[Data to examine Boundary: Start]

#include "../../include/ucdir_hip.h"
#include "cgemm.hip.h"
#include "conv_halo.hip.h"
#include "akgm_halo.hip.h"
#include "akgm_pre.hip.h"
#include "akgm_ws.hip.h"
#include "akgm_ws32.hip.h"
#include "akgm_ws64.hip.h"
#include "conv_ws.hip.h"
#include "conv_sk.hip.h"
#include "conv_ws128.hip.h"
#include "flash_attn2.hip.h"
#include "qkv_ws.hip.h"
#include "common.h"
#include "misc.hip.h"
#include "fewstep.hip.h"
#include "image_metrics.hip.h"
#include "pack.h"

static thread_local std::string g_err;
static int fail(const std::string& m) { g_err = m; return 1; }
#define HIPC(x)                                                                                   \
    do {                                                                                          \
        hipError_t e_ = (x);                                                                      \
        if (e_ != hipSuccess) {                                                                   \
            throw std::runtime_error(std::string(#x) + ": " + hipGetErrorString(e_));             \
        }                                                                                         \
    } while (0)
#define API_BEGIN try {
#define API_END                                                                                   \
    }                                                                                             \
    catch (const std::exception& e) { return fail(e.what()); }                                    \
    catch (...) { return fail("unknown error"); }                                                 \
    return 0;

static void require(bool c, const std::string& m) { if (!c) throw std::runtime_error(m); }

struct DevGuard {
    int prev = -1; bool changed = false;
    explicit DevGuard(int dev) {
        HIPC(hipGetDevice(&prev));
        if (prev != dev) { HIPC(hipSetDevice(dev)); changed = true; }
    }
    ~DevGuard() { if (changed) (void)hipSetDevice(prev); }
};

struct DevPool {
    std::vector<void*> ptrs;
    int64_t bytes = 0;
    void* alloc(size_t n, bool zero = true) {
        void* p = nullptr;
        if (n == 0) n = 16;
        HIPC(hipMalloc(&p, n));
        if (zero) HIPC(hipMemset(p, 0, n));
        ptrs.push_back(p); bytes += (int64_t)n;
        return p;
    }
    template <typename T> T* upload(const std::vector<T>& v) {
        T* p = (T*)alloc(v.size() * sizeof(T), false);
        if (!v.empty()) HIPC(hipMemcpy(p, v.data(), v.size() * sizeof(T), hipMemcpyHostToDevice));
        return p;
    }
    static constexpr size_t STAT_CAP = 1 << 21;
    stat_t* stat_slab = nullptr; size_t stat_used = 0;
    stat_t* alloc_stats(int B) {
        if (!stat_slab) stat_slab = (stat_t*)alloc(STAT_CAP * sizeof(stat_t), true);
        const size_t n = (size_t)2 * UCDIR_STAT_SLOTS * B;
        if (stat_used + n > STAT_CAP) throw std::runtime_error("DevPool: statistics slab exhausted");
        stat_t* p = stat_slab + stat_used; stat_used += n;
        return p;
    }
    void zero_stats(hipStream_t st) { if (stat_used) HIPC(hipMemsetAsync(stat_slab, 0, stat_used * sizeof(stat_t), st)); }
    void release() { for (void* p : ptrs) (void)hipFree(p); ptrs.clear(); bytes = 0; stat_slab = nullptr; stat_used = 0; }
    ~DevPool() { release(); }
};

struct ConvW {
    bf16_t* A = nullptr; float* bias = nullptr; float* Tb = nullptr; float* Tg = nullptr;
    int rows_pad = 0, Kpad = 0, ntaps = 0, cin = 0, cout = 0, TM = 128; bool fold = false;
    bf16_t* Aup = nullptr; int Kup = 0;
    bf16_t* A10 = nullptr; float* bias_res = nullptr;
    bf16_t* Aws = nullptr;
    bf16_t* Aws128 = nullptr;
    bf16_t* Aqkv = nullptr;
    bf16_t* Atile = nullptr;
    bf16_t* Ask[2] = {nullptr, nullptr}; bf16_t* Ask_up[2] = {nullptr, nullptr};
    long long sk_up_stride[2] = {0, 0};
    bf16_t* Ask1x1 = nullptr;
};
struct AkgmW {
    bf16_t* A = nullptr; float* bias = nullptr; float* Tb = nullptr; float* Tg = nullptr;
    float* Tbb = nullptr;
    bf16_t* Apre = nullptr;
    bf16_t* Aws32 = nullptr;
    bf16_t* Aws64 = nullptr;
    int C = 0, cg = 0, Kpad = 0;
};

static int pick_tm(int cout) { return cout >= 128 ? 128 : 64; }

static ConvW upload_conv(DevPool& pool, const float* w, const float* bias, const float* gamma, const float* beta,
                         int cout, int cin, int ks) {
    ConvW W;
    W.TM = pick_tm(cout);
    PackedConv P = pack_conv(w, bias, gamma, beta, cout, cin, ks, W.TM);
    W.A = pool.upload(P.A); W.bias = pool.upload(P.bias);
    W.fold = gamma != nullptr;
    if (W.fold) { W.Tb = pool.upload(P.Tb); W.Tg = pool.upload(P.Tg); }
    W.rows_pad = P.rows_pad; W.Kpad = P.Kpad; W.ntaps = P.ntaps; W.cin = cin; W.cout = cout;
    if (ks == 3 && cin == 64 && cout == 64 && P.Kpad == 576) W.Aws = pool.upload(pack_conv_ws(P));
    if (ks == 3 && cin % 32 == 0 && P.Kpad == 9 * cin && P.rows_pad % W.TM == 0) W.Atile = pool.upload(pack_conv_tiled(P, W.TM));
    if (ks == 3 && cin % 32 == 0 && P.Kpad == 9 * cin && cout % 128 == 0) {
        W.Ask[0] = pool.upload(pack_conv_sk(P.A, 1, P.rows_pad, P.Kpad, cin, 9, 1));
        if (cout % 256 == 0) W.Ask[1] = pool.upload(pack_conv_sk(P.A, 1, P.rows_pad, P.Kpad, cin, 9, 2));
    }
    if (ks == 1 && cin % 32 == 0 && P.Kpad == cin && cout % 128 == 0 && gamma == nullptr) W.Ask1x1 = pool.upload(pack_conv_sk(P.A, 1, P.rows_pad, P.Kpad, cin, 1, 1));
    if (ks == 1 && cout == 3 * cin && gamma != nullptr && (cin == 256 || cin == 512) && P.Kpad == cin && P.rows_pad >= cout) W.Aqkv = pool.upload(pack_qkv_ws(P, cin));
    return W;
}
static void upload_upconv(DevPool& pool, ConvW& W, const float* w, const float* bias) {
    PackedConv P = pack_upconv(w, bias, W.cout, W.cin, W.TM);
    W.Aup = pool.upload(P.A); W.Kup = P.Kpad;
    for (int mw = 1; mw <= 2; ++mw)
        if (W.cin % 32 == 0 && W.cout % (128 * mw) == 0) {
            std::vector<bf16_t> img = pack_conv_sk(P.A, 4, P.rows_pad, P.Kpad, W.cin, 4, mw);
            W.sk_up_stride[mw - 1] = (long long)((img.size() - (size_t)4 * 4 * mw * 2 * 512) / 4);
            W.Ask_up[mw - 1] = pool.upload(img);
        }
}
static AkgmW upload_akgm(DevPool& pool, const float* wsp, const float* bsp, const float* gamma, const float* beta, int C) {
    PackedAkgm P = pack_akgm(wsp, bsp, gamma, beta, C, 0);
    AkgmW W;
    W.A = pool.upload(P.A); W.bias = pool.upload(P.bias); W.Tb = pool.upload(P.Tb); W.Tg = pool.upload(P.Tg);
    W.C = C; W.cg = P.cg; W.Kpad = P.Kpad;
    {
        std::vector<float> tbb(P.Tb.size());
// ... 11 lines not shown
struct Profiler {
    bool on = false;
    std::vector<ProfEntry> entries;
    std::vector<hipEvent_t> pool; size_t used = 0;
    hipEvent_t get() {
        if (used == pool.size()) { hipEvent_t e; HIPC(hipEventCreate(&e)); pool.push_back(e); }
        return pool[used++];
    }
    ~Profiler() { for (auto e : pool) (void)hipEventDestroy(e); }
};
static Profiler g_prof;

template <int TM, int EPI, int MODE>
static void launch_one(const GemmP& p, dim3 grid, size_t lds, hipStream_t st) {
    hipLaunchKernelGGL((cgemm_kernel<TM, EPI, MODE>), grid, dim3(CG_THREADS), lds, st, p);
}
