#ifdef GIC_STAMPS
}
// ... 404 lines not shown
    for (int j = 0; j < TN; ++j) {
      const int n = bn0 + wc * (BN / 2) + j * 16 + lr;
      if (n >= N) continue;
      const float bias = (d.bias && blockIdx.y == 0) ? d.bias[n] : 0.f;
      const int mb = bm0 + wr * (BM / 2) + i * 16 + lg * 4;
      float keep4[4] = {1.f, 1.f, 1.f, 1.f};
      if constexpr (EPI == EPI_HIGHWAY) {
        if (!d.mask && d.use_philox) {
          uint32_t r0, r1, r2, r3;
          Philox::gen4(d.seed_dev ? *d.seed_dev : d.seed, d.stream, (uint64_t)(mb >> 2) * (uint64_t)N + (uint64_t)n, r0, r1, r2, r3);
          keep4[0] = Philox::u01(r0) >= d.drop_p ? 1.f : 0.f;
          keep4[1] = Philox::u01(r1) >= d.drop_p ? 1.f : 0.f;
          keep4[2] = Philox::u01(r2) >= d.drop_p ? 1.f : 0.f;
          keep4[3] = Philox::u01(r3) >= d.drop_p ? 1.f : 0.f;
        }
      }
      float st_s = 0.f, st_q = 0.f;
#pragma unroll
      for (int r = 0; r < 4; ++r) {
        const int m = mb + r;
        if (m >= M) continue;
        float v = d.alpha * acc[i][j][r] + bias;
        if constexpr (EPI == EPI_BNSTATS) {
          C[(long)m * d.ldc + n] = from_f32<TO>(v);
          st_s += v; st_q += v * v;
        } else if constexpr (EPI == EPI_PLAIN) {
          const long o = (long)m * d.ldc + n;
          if constexpr (sizeof(TO) == 4) {
            if (split) { atomicAdd((float*)&C[o], v); continue; }
          }
          if (d.accumulate) v += to_f32<TO>(C[o]);
          C[o] = from_f32<TO>(v);
        } else {
          const float x = to_f32<TI>(((const TI*)d.X)[(long)m * d.ldx + n]);
          const float sg = 1.f / (1.f + expf(-v));
          const float y = sg * fmaxf(v, 0.f) + (1.f - sg) * x;
          if (d.Hpre) d.Hpre[(long)m * d.ldh + n] = v;
          float keep = keep4[r];
          if (d.mask) keep = (float)d.mask[(long)m * d.ldmask + n];
          if (d.mask_out) d.mask_out[(long)m * d.ldmask_out + n] = (uint8_t)keep;
          C[(long)m * d.ldc + n] = from_f32<TO>(y * keep * d.keep_scale);
        }
      }
      if constexpr (EPI == EPI_BNSTATS) {
        st_s += __shfl_xor(st_s, 16, 64); st_q += __shfl_xor(st_q, 16, 64);
        st_s += __shfl_xor(st_s, 32, 64); st_q += __shfl_xor(st_q, 32, 64);
        float* st = d.stats + (long)(blockIdx.x % d.stats_nrep) * 2 * N;
        if (lg == 0) { atomicAdd(&st[n], st_s); atomicAdd(&st[N + n], st_q); }
      }
    }
  }
}
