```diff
@@ -146,6 +147,14 @@
 __device__ __forceinline__ uint32_t extras_of(const Params& p) {
     if constexpr (XTRAS) return p.extras;
     else return 0u;
+}
+
+__device__ __forceinline__ uint32_t unit_differs(const uint4 u, const uint32_t k) {
+    uint32_t d;
+    asm("v_bitop3_b32 %0, %1, %2, %3 bitop3:0x7e" : "=v"(d) : "v"(u.x), "v"(u.y), "s"(k));
+    asm("v_bitop3_b32 %0, %1, %2, %3 bitop3:0xf6" : "=v"(d) : "v"(d), "v"(u.z), "s"(k));
+    asm("v_bitop3_b32 %0, %1, %2, %3 bitop3:0xf6" : "=v"(d) : "v"(d), "v"(u.w), "s"(k));
+    return d;
 }
 
 struct U4 {
diff --git a/sorrel_amd/csrc/plan.h b/sorrel_amd/csrc/plan.h
--- a/sorrel_amd/csrc/plan.h
+++ b/sorrel_amd/csrc/plan.h
@@ -590,6 +590,26 @@
         if (p.quiet0 == 0xFFFFFFFFu || p.quiet0 == w) p.quiet0 = w;
         else if (p.quiet1 == 0xFFFFFFFFu || p.quiet1 == w) p.quiet1 = w;
     }
+    p.inert_layers = p.inert_fill = 0;
+    if (onehot && c.agent_rule == SGW_AGENT_RULE_MOVE && !p.has_become) {
+        uint32_t produced = 0;
+        for (int t = 0; t < c.num_types; ++t) {
+            if (c.type_rule[t] == SGW_RULE_SPAWN)
+                for (int k = 0; k < c.spawn_count[t] && k < SGW_MAX_CHOICES; ++k) produced |= 1u << (c.spawn_choice[t][k] & 31u);
+            if (c.type_rule[t] == SGW_RULE_BECOME_IF) produced |= 1u << (c.rule_become[t] & 31u);
+        }
+        for (int z = 0; z < c.layers && z < 4; ++z) {
+            const uint32_t t = c.layer_fill_type[z];
+            if (z == c.agent_layer || t >= (uint32_t)c.num_types) continue;
+            if (c.type_rule[t] != SGW_RULE_NONE || ((produced | p.drawn_mask) >> t) & 1u) continue;
+            bool zero = h.delta3[t] == 0;
+            for (int q = 0; q < 4; ++q) zero = zero && h.delta[q][t] == 0;
+            for (int k = 0; k < c.num_channels; ++k) zero = zero && c.appearance[t][k] == 0.0;
+            if (!zero) continue;
+            p.inert_layers |= 1u << z;
+            p.inert_fill |= t << (8 * z);
+        }
+    }
     p.kind_pack = 0;
     for (int a = 0; a < c.num_actions; ++a) p.kind_pack |= (uint32_t)(c.action_kind[a] & 3u) << (2 * a);
     p.beam_radius = c.beam_radius;
@@ -824,6 +844,7 @@
         return 0;
     });
     e->multi_turn = e->k_multi.usable();
+    if (!e->fast || e->fast_rules || tagk || e->rgb16) p.inert_layers = p.inert_fill = 0;
 }
 
 void plan_row_kernels(Planning& w, Plan* e) {
diff --git a/sorrel_amd/csrc/sgw.hip b/sorrel_amd/csrc/sgw.hip
--- a/sorrel_amd/csrc/sgw.hip
+++ b/sorrel_amd/csrc/sgw.hip
@@ -1375,14 +1375,14 @@
     const char* phase = e->k_rows.usable() ? e->k_rows.name() : (e->phase_ok ? (e->onehot ? "phase_kernel<true>" : "phase_kernel<false>") : "the step kernel");
     const char* srows = e->k_sweep_rows.usable() ? ((e->tail_kind != SGW_TAIL_NONE && e->fast && !e->sweep_rows_chunked && e->k_sweep_rows_tail.jit) ? e->k_sweep_rows_tail.name()
                                                                                                                                                    : e->k_sweep_rows.name()) : "-";
-    snprintf(buf, (size_t)capacity, "%s group=%d threads=%d lds=%zu env_lds=%d obs_stage=%d stage_agents=%d grid=%d wg_per_cu=%d cap=%s%d phase=%s big_stage=%d specialised=%d sweep_rows=%s",
+    snprintf(buf, (size_t)capacity, "%s group=%d threads=%d lds=%zu env_lds=%d obs_stage=%d stage_agents=%d grid=%d wg_per_cu=%d cap=%s%d phase=%s big_stage=%d specialised=%d sweep_rows=%s inert_layers=0x%x",
              k.name(),
              (e->fast || e->big) ? (e->big ? e->big_threads : e->wpe * kWave) : e->group,
              (int)d.threads, d.lds_info, e->step_env_lds, e->obs_stage, e->stage_agents,
              (int)d.blocks, per_cu,
              e->wg_per_cu == 0 ? "auto:" : (e->wg_per_cu < 0 ? "never:" : "forced:"), d.cap, phase, d.big_stage,
-             k.jit ? 1 : 0, srows);
-    return SGW_OK;
-}
-
-}
+             k.jit ? 1 : 0, srows, e->base.inert_layers);
+    return SGW_OK;
+}
+
+}
diff --git a/sorrel_amd/csrc/step_fast.h b/sorrel_amd/csrc/step_fast.h
--- a/sorrel_amd/csrc/step_fast.h
+++ b/sorrel_amd/csrc/step_fast.h
@@ -334,6 +334,34 @@
                 lg16[i] = v;
             }
         }
+        constexpr bool kGather = ONEHOT && kStatic && !TAG && !RULES && !STAGE && !MULTI && !P3 && !I16;
+        [[maybe_unused]] uint32_t gskip = 0;
+        if constexpr (kGather && TL > 1 && ((TH * TW) & 15) == 0) {
+            const uint32_t cand = p.inert_layers;
+            if (cand != 0) {
+                uint32_t inert = 0;
+#pragma unroll
+                for (int z = 0; z < (TL < 4 ? TL : 4); ++z) {
+                    if (!((cand >> z) & 1u)) continue;
+                    const uint32_t pat = ((p.inert_fill >> (8 * z)) & 0xFFu) * 0x01010101u;
+                    const int lo = z * (TH * TW / 16), hi = lo + TH * TW / 16;
+                    bool foreign = false;
+#pragma unroll
+                    for (int k = 0; k < NU; ++k) {
+                        if (64 * k >= hi || 64 * k + 64 <= lo) continue;
+                        const bool here = lane + 64 * k >= lo && lane + 64 * k < hi;
+                        foreign = foreign | (here & (unit_differs(u[k], pat) != 0));
+                    }
+                    inert |= (__ballot(foreign) == 0 ? 1u : 0u) << z;
+                }
+#pragma unroll
+                for (int j = 1; j < TL; ++j) {
+                    const int z = p.zA + j >= TL ? p.zA + j - TL : p.zA + j;
+                    gskip |= ((inert >> z) & 1u) << j;
+                }
+            }
+            asm volatile("" : "+s"(gskip));
+        }
         int st_lane = 0;
         uint32_t taddr_v = 0xFFFFFFFFu, oaddr_v = 0, npos = 0, rew_bits = 0, moved = 0;
         const uint32_t nturns = MULTI ? p.nturns : 1u;
@@ -544,13 +572,12 @@
         }
         constexpr bool kVersioned = ONEHOT && kStatic && !kStageAlways && !TAG && !RULES && !ROWS && !MULTI;
         const bool lean = kVersioned && stage && write_obs && !p.obs_next;
-        auto window = [&](const int a, const int y, const int x, const int s_o, auto lean_c) {
-            constexpr bool LEAN = decltype(lean_c)::value;
+        auto window = [&](const int a, const int y, const int x, const int s_o) {
             {
-                const int cbase = s_o - zoff;
-                int a_s = a;
-                if constexpr (kVersioned && !LEAN) asm volatile("" : "+s"(a_s));
-                [[maybe_unused]] float* obase = p.obs + turn_obs + ((env * p.obs_A + (a_s - p.obs_a0)) * (int64_t)C) * VV;
+                [[maybe_unused]] const int cbase = s_o - zoff;
+                [[maybe_unused]] const bool interior = kGather && H > 2 * r && W > 2 * r && (unsigned)(y - r) < (unsigned)(H - 2 * r) && (unsigned)(x - r) < (unsigned)(W - 2 * r);
+                auto obs_base = [&](const int a_s) { return p.obs + turn_obs + ((env * p.obs_A + (a_s - p.obs_a0)) * (int64_t)C) * VV; };
+                [[maybe_unused]] float* obase = kVersioned ? nullptr : obs_base(a);
 #pragma unroll
                 for (int k = 0; k < 2; ++k) {
                     if (64 * k >= VV) break;
@@ -559,34 +586,70 @@
 #ifdef SGW_DIAG_SKIP_GATHER
                         if (p.turn != 0xFFFFFFFFu) continue;
 #endif
-                        const bool inb = (unsigned)(y + wdi[k]) < (unsigned)H && (unsigned)(x + wdj[k]) < (unsigned)W;
-                        const int off = inb ? cbase + woff[k] : 0;
+                        [[maybe_unused]] bool inb = true;
+                        [[maybe_unused]] int off = 0;
+                        if constexpr (!kGather) {
+                            inb = (unsigned)(y + wdi[k]) < (unsigned)H && (unsigned)(x + wdj[k]) < (unsigned)W;
+                            off = inb ? cbase + woff[k] : 0;
+                        }
                         [[maybe_unused]] float* o = obase + w;
                         if constexpr (ONEHOT) {
                             uint32_t cnt[NW];
-#pragma unroll
-                            for (int q = 0; q < NW; ++q) cnt[q] = 0;
-#pragma unroll
-                            for (int z = 0; z < (TL ? TL : 1); ++z) {
-                                const uint32_t t = lg[z * HW + off] & 31u;
-#pragma unroll
-                                for (int q = 0; q < NW; ++q) cnt[q] += wdelta[q * 32 + t];
-                            }
-                            if constexpr (TL == 0) {
-                                for (int z = 1; z < L; ++z) {
+                            if constexpr (kGather) {
+                                const uint8_t* ca = (lg + s_o) + woff[k];
+                                if (!interior) {
+                                    inb = (unsigned)(y + wdi[k]) < (unsigned)H && (unsigned)(x + wdj[k]) < (unsigned)W;
+                                    int zo = zoff;
+                                    asm volatile("" : "+s"(zo));
+                                    ca = inb ? ca : lg + zo;
+                                }
+                                {
+                                    const uint32_t t = *ca & 31u;
+#pragma unroll
+                                    for (int q = 0; q < NW; ++q) cnt[q] = wdelta[q * 32 + t];
+                                }
+#pragma unroll
+                                for (int j = 1; j < TL; ++j) {
+                                    if (!((gskip >> j) & 1u)) {
+                                        int zo = zoff;
+                                        asm volatile("" : "+s"(zo));
+                                        const int dz = (zo + j * HW >= TL * HW ? j - TL : j) * HW;
+                                        const uint32_t t = ca[dz] & 31u;
+#pragma unroll
+                                        for (int q = 0; q < NW; ++q) cnt[q] += wdelta[q * 32 + t];
+                                        asm volatile("" : "+v"(cnt[0]));
+                                    }
+                                }
+                                if (!interior) {
+#pragma unroll
+                                    for (int q = 0; q < NW; ++q) cnt[q] = inb ? cnt[q] : fill_v[q];
+                                    asm volatile("" : "+v"(cnt[0]));
+                                }
+                            } else {
+#pragma unroll
+                                for (int q = 0; q < NW; ++q) cnt[q] = 0;
+#pragma unroll
+                                for (int z = 0; z < (TL ? TL : 1); ++z) {
                                     const uint32_t t = lg[z * HW + off] & 31u;
 #pragma unroll
                                     for (int q = 0; q < NW; ++q) cnt[q] += wdelta[q * 32 + t];
                                 }
+                                if constexpr (TL == 0) {
+                                    for (int z = 1; z < L; ++z) {
+                                        const uint32_t t = lg[z * HW + off] & 31u;
+#pragma unroll
+                                        for (int q = 0; q < NW; ++q) cnt[q] += wdelta[q * 32 + t];
+                                    }
+                                }
+#pragma unroll
+                                for (int q = 0; q < NW; ++q) cnt[q] = inb ? cnt[q] : (kFillRegs ? fill_v[q] : P3 ? p.fill_delta3 : I16 ? p.fill_delta16[q] : p.fill_delta[q]);
                             }
-#pragma unroll
-                            for (int q = 0; q < NW; ++q) cnt[q] = inb ? cnt[q] : (kFillRegs ? fill_v[q] : P3 ? p.fill_delta3 : I16 ? p.fill_delta16[q] : p.fill_delta[q]);
                             auto chan = [&](const int c) -> uint32_t {
                                 if constexpr (P3) return (cnt[0] >> (3 * c)) & 7u;
                                 else if constexpr (I16) return min((cnt[c >> 1] >> (16 * (c & 1))) & 0xFFFFu, 255u);
                                 else return (cnt[c >> 2] >> (8 * (c & 3))) & 0xFFu;
                             };
-                            if (LEAN || stage) {
+                            if (kVersioned ? lean : stage) {
                                 uint8_t* os = ob + (kStageAlways ? (int)ch_shift + ((a - ch_a0) * C) * VV : (a * C) * VV) + w;
                                 if constexpr (TC != 0) {
 #pragma unroll
@@ -602,15 +665,22 @@
                                         }
                                 }
                             } else if constexpr (kStageAlways) {
-                            } else if (!p.obs_u8) {
-#pragma unroll
-                                for (int c = 0; c < CMAX; ++c)
-                                    if (c < C) OBS_STORE(o + c * VV, tof(chan(c)));
                             } else {
-                                uint8_t* o8 = reinterpret_cast<uint8_t*>(p.obs) + (o - p.obs);
-#pragma unroll
-                                for (int c = 0; c < CMAX; ++c)
-                                    if (c < C) o8[c * VV] = (uint8_t)chan(c);
+                                if constexpr (kVersioned) {
+                                    int a_s = a;
+                                    asm volatile("" : "+s"(a_s));
+                                    o = obs_base(a_s) + w;
+                                }
+                                if (!p.obs_u8) {
+#pragma unroll
+                                    for (int c = 0; c < CMAX; ++c)
+                                        if (c < C) OBS_STORE(o + c * VV, tof(chan(c)));
+                                } else {
+                                    uint8_t* o8 = reinterpret_cast<uint8_t*>(p.obs) + (o - p.obs);
+#pragma unroll
+                                    for (int c = 0; c < CMAX; ++c)
+                                        if (c < C) o8[c * VV] = (uint8_t)chan(c);
+                                }
                             }
                         } else {
                             for (int c = 0; c < C; ++c) {
@@ -639,11 +709,7 @@
             const uint32_t yx_a = (uint32_t)__builtin_amdgcn_readlane((int)yx, a);
             const int y = (int)(yx_a & 0xFFu), x = (int)(yx_a >> 8);
             const int s_o = zoff + y * W + x;
-            if (lean) {
-                if constexpr (kVersioned) window(a, y, x, s_o, BoolC<true>{});
-            } else if (p.obs_next ? a == p.a1 : write_obs) {
-                window(a, y, x, s_o, BoolC<false>{});
-            }
+            if (lean || (p.obs_next ? a == p.a1 : write_obs)) window(a, y, x, s_o);
             if (!p.do_move || a >= p.a1) continue;
             const uint32_t s_t = (uint32_t)__builtin_amdgcn_readlane((int)taddr_v, a);
             const uint32_t my_type = (uint32_t)__builtin_amdgcn_readlane((int)atype, a);
```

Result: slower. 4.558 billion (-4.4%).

[Data to examine Boundary: End]

Work order: The lines from the top of the data above down to the line containing "if (e_ != hipSuccess)" are to be copied exactly; no other line should appear.

Answer space:
#include "../../include/ucdir_hip.h"
#include "cgemm.hip.h"
#include "conv_halo.hip.h"
#include "akgm_halo.hip.h"
#include "akgm_pre.hip.h"
#include "akgm_ws.hip.h"
#include "akgm_ws32.hip.h"
#include "akgm_ws64.hip.h"
#include "conv_ws.hip.h"
#include "conv_sk.hip.h"
#include "conv_ws128.hip.h"
#include "flash_attn2.hip.h"
#include "qkv_ws.hip.h"
#include "common.h"
#include "misc.hip.h"
#include "fewstep.hip.h"
#include "image_metrics.hip.h"
#include "pack.h"

static thread_local std::string g_err;
static int fail(const std::string& m) { g_err = m; return 1; }
#define HIPC(x)                                                                                   \
    do {                                                                                          \
        hipError_t e_ = (x);                                                                      \
        if (e_ != hipSuccess) {                                                                   \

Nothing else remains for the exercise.